_Problem details_
Find the word "defined" in the records below. List each line containing it.

_Source data_
● ● ●
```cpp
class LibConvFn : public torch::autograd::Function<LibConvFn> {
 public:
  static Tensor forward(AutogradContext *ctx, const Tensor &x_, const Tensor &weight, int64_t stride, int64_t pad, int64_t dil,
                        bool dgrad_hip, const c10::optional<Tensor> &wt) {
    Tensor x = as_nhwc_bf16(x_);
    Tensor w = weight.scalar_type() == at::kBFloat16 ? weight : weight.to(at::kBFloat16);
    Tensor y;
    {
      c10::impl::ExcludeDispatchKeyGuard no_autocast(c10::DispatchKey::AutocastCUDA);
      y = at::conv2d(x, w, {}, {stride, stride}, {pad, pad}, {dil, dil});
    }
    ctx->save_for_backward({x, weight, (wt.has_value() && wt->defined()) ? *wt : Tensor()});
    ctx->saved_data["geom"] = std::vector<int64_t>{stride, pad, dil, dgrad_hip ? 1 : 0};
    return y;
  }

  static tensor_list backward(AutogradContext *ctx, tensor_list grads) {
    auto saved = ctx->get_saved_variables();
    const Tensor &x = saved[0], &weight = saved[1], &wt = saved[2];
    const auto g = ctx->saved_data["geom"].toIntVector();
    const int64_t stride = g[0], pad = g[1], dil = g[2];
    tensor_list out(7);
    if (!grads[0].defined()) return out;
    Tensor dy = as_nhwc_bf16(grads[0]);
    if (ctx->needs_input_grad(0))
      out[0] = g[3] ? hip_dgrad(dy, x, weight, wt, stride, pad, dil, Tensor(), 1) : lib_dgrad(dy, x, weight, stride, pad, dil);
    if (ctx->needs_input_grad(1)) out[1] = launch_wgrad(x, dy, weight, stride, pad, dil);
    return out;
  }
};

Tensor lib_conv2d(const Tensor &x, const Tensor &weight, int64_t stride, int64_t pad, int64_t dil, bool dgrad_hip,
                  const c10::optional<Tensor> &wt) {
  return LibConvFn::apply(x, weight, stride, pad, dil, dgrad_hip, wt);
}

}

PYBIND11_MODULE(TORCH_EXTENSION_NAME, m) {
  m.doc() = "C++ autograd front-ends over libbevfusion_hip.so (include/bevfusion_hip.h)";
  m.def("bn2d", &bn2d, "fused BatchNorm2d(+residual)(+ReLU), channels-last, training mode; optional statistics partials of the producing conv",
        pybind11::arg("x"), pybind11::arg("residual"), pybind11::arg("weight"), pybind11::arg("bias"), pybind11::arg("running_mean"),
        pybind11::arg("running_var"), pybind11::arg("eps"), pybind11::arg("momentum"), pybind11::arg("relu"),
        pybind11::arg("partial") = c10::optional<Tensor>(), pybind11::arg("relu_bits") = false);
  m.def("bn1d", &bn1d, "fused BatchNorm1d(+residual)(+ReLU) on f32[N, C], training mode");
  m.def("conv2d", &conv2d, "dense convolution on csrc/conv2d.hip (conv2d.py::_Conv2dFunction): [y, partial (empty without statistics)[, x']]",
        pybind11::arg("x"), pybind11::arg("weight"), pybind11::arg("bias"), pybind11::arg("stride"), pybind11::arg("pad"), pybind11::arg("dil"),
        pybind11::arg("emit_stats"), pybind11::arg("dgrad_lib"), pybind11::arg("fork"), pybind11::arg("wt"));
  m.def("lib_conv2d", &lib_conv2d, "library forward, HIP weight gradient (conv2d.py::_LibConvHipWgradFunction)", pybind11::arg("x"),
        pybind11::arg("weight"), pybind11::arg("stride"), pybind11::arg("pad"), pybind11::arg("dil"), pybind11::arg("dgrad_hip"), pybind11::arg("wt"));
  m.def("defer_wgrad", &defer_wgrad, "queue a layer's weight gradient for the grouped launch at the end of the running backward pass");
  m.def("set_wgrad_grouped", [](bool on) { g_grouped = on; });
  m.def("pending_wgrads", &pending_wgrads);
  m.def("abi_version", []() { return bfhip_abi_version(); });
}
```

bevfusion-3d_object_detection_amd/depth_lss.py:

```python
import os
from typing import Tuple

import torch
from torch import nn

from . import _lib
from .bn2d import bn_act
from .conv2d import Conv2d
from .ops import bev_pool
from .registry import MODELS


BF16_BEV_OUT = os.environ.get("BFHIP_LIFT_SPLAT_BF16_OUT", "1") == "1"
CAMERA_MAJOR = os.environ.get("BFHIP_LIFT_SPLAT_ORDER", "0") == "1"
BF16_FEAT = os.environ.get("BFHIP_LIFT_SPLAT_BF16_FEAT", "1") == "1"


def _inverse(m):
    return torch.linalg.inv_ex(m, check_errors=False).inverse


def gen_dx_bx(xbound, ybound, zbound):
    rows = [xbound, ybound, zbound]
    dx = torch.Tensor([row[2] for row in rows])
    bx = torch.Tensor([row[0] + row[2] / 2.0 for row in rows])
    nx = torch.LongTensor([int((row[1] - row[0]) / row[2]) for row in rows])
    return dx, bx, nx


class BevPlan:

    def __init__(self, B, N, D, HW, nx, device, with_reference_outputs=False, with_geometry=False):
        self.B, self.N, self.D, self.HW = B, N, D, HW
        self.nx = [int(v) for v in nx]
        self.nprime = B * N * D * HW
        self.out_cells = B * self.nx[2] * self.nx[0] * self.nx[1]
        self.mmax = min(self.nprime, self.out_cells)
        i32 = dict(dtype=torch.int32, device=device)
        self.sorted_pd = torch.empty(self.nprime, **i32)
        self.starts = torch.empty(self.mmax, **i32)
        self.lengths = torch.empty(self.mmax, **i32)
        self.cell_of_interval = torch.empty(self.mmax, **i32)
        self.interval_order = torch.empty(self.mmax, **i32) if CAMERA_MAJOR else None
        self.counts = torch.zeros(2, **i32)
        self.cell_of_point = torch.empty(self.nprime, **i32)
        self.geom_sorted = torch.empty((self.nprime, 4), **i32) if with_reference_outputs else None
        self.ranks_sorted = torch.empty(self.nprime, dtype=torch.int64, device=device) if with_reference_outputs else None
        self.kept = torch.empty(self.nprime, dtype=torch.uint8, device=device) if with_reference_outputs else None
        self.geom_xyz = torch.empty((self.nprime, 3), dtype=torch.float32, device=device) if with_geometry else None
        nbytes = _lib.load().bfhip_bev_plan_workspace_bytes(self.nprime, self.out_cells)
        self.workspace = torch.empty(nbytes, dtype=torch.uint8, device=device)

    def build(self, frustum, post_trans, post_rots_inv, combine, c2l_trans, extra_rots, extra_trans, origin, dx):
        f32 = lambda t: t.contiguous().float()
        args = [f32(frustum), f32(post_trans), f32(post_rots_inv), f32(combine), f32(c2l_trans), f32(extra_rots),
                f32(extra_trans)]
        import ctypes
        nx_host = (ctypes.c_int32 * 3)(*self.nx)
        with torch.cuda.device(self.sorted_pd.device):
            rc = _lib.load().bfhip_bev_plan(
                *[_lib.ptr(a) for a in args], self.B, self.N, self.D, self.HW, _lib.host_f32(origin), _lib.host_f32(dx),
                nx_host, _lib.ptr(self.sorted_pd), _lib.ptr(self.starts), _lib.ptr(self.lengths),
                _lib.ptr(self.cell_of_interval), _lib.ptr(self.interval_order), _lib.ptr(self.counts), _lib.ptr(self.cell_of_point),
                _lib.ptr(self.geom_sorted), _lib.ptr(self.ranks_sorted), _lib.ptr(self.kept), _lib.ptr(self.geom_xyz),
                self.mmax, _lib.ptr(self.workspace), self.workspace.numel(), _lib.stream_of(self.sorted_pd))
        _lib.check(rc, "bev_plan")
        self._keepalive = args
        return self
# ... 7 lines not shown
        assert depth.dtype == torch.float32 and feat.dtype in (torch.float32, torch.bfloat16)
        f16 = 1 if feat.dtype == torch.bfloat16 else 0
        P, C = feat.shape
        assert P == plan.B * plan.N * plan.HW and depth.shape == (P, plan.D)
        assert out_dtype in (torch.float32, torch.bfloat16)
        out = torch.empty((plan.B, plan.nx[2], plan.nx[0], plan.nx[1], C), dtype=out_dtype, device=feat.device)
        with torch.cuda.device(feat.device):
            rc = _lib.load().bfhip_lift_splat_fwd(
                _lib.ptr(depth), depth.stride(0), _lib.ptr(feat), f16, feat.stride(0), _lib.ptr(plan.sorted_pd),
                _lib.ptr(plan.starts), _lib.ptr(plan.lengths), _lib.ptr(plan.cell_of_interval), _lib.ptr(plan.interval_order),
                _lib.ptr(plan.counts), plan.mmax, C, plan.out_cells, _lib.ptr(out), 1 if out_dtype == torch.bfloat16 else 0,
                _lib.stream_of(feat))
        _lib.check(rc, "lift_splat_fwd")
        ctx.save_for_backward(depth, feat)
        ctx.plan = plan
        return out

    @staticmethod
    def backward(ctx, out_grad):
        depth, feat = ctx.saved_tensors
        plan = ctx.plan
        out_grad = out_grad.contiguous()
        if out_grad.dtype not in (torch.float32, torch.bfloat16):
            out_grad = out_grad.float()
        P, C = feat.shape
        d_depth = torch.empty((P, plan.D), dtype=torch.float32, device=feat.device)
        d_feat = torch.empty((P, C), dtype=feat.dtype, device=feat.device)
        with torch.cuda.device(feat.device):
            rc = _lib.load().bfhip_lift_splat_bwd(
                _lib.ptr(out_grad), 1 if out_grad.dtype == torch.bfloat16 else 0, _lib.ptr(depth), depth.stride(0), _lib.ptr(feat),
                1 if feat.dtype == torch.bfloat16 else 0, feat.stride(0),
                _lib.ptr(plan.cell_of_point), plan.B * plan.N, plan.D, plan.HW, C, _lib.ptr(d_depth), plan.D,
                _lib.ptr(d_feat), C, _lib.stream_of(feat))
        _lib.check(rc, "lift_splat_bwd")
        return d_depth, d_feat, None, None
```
● ● ●
_Response box_
    ctx->save_for_backward({x, weight, (wt.has_value() && wt->defined()) ? *wt : Tensor()});
    if (!grads[0].defined()) return out;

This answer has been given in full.